§ **What to work on**
Exactly as written, give again the line with "int64_t ntt, int64_t" and all subsequent lines through the end of the records.

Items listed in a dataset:
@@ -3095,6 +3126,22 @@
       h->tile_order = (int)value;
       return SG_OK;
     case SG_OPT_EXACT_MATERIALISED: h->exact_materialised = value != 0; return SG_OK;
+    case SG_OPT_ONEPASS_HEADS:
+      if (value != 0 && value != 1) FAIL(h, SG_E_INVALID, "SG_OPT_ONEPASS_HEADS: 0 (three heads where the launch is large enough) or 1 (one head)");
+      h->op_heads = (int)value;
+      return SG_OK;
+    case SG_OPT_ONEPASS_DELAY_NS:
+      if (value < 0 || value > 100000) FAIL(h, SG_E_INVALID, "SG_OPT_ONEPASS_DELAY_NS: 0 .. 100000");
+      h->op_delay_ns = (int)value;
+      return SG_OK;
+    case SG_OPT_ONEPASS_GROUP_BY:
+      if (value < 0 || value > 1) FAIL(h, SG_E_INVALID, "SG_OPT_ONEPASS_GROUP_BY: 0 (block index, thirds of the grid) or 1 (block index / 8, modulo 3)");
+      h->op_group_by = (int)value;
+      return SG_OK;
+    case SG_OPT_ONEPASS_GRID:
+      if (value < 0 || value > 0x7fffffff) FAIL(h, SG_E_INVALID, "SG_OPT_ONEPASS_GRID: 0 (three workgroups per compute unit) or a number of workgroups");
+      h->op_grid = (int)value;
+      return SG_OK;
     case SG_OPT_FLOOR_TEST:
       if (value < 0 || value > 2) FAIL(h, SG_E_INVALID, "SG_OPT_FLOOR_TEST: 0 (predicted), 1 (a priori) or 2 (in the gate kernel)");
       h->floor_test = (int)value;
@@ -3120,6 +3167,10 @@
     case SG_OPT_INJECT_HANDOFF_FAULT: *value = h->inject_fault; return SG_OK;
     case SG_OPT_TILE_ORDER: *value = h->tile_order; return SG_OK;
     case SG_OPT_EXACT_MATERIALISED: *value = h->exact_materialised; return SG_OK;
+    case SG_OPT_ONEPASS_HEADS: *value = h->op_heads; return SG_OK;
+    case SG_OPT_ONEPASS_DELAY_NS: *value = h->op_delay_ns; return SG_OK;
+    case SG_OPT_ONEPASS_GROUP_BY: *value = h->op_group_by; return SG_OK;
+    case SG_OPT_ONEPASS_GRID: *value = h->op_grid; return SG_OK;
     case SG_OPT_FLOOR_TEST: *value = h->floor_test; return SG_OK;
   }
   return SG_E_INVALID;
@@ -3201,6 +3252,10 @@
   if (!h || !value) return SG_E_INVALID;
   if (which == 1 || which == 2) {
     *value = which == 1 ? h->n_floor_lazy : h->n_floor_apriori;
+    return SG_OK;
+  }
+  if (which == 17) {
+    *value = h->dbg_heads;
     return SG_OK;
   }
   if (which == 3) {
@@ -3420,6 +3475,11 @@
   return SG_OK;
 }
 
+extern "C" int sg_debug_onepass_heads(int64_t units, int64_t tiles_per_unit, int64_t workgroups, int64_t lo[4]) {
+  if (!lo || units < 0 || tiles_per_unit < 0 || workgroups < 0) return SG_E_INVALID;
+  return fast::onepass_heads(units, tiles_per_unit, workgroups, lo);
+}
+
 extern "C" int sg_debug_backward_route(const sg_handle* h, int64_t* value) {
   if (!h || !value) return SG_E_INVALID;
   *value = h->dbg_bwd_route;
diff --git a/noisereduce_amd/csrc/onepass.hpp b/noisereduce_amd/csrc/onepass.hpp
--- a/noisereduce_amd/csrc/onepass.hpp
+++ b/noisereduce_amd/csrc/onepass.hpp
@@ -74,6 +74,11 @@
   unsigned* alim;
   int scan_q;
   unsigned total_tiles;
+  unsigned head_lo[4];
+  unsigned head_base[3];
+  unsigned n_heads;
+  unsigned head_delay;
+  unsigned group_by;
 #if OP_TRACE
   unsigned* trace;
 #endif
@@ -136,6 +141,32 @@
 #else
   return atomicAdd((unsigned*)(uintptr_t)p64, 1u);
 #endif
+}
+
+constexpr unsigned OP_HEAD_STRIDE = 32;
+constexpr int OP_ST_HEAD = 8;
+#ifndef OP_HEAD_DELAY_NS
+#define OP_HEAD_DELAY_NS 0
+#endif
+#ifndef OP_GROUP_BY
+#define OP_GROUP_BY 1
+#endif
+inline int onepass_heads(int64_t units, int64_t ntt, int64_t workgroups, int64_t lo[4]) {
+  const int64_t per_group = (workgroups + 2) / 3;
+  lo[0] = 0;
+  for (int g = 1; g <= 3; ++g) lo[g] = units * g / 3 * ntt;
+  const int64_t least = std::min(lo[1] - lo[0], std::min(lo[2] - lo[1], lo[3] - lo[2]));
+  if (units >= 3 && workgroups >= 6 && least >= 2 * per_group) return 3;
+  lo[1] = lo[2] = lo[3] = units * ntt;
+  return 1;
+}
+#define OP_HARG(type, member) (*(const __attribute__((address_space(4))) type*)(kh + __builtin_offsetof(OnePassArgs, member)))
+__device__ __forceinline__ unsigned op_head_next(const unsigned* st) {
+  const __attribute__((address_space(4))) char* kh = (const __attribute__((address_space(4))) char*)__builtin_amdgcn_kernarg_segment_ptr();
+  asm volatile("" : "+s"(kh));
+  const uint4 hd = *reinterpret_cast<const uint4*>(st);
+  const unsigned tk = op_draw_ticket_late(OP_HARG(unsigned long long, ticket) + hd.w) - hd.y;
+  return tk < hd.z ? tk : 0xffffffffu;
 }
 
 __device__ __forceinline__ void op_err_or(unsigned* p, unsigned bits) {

§ **Answer to this problem**
+inline int onepass_heads(int64_t units, int64_t ntt, int64_t workgroups, int64_t lo[4]) {
+  const int64_t per_group = (workgroups + 2) / 3;
+  lo[0] = 0;
+  for (int g = 1; g <= 3; ++g) lo[g] = units * g / 3 * ntt;
+  const int64_t least = std::min(lo[1] - lo[0], std::min(lo[2] - lo[1], lo[3] - lo[2]));
+  if (units >= 3 && workgroups >= 6 && least >= 2 * per_group) return 3;
+  lo[1] = lo[2] = lo[3] = units * ntt;
+  return 1;
+}
+#define OP_HARG(type, member) (*(const __attribute__((address_space(4))) type*)(kh + __builtin_offsetof(OnePassArgs, member)))
+__device__ __forceinline__ unsigned op_head_next(const unsigned* st) {
+  const __attribute__((address_space(4))) char* kh = (const __attribute__((address_space(4))) char*)__builtin_amdgcn_kernarg_segment_ptr();
+  asm volatile("" : "+s"(kh));
+  const uint4 hd = *reinterpret_cast<const uint4*>(st);
+  const unsigned tk = op_draw_ticket_late(OP_HARG(unsigned long long, ticket) + hd.w) - hd.y;
+  return tk < hd.z ? tk : 0xffffffffu;
 }
 
 __device__ __forceinline__ void op_err_or(unsigned* p, unsigned bits) {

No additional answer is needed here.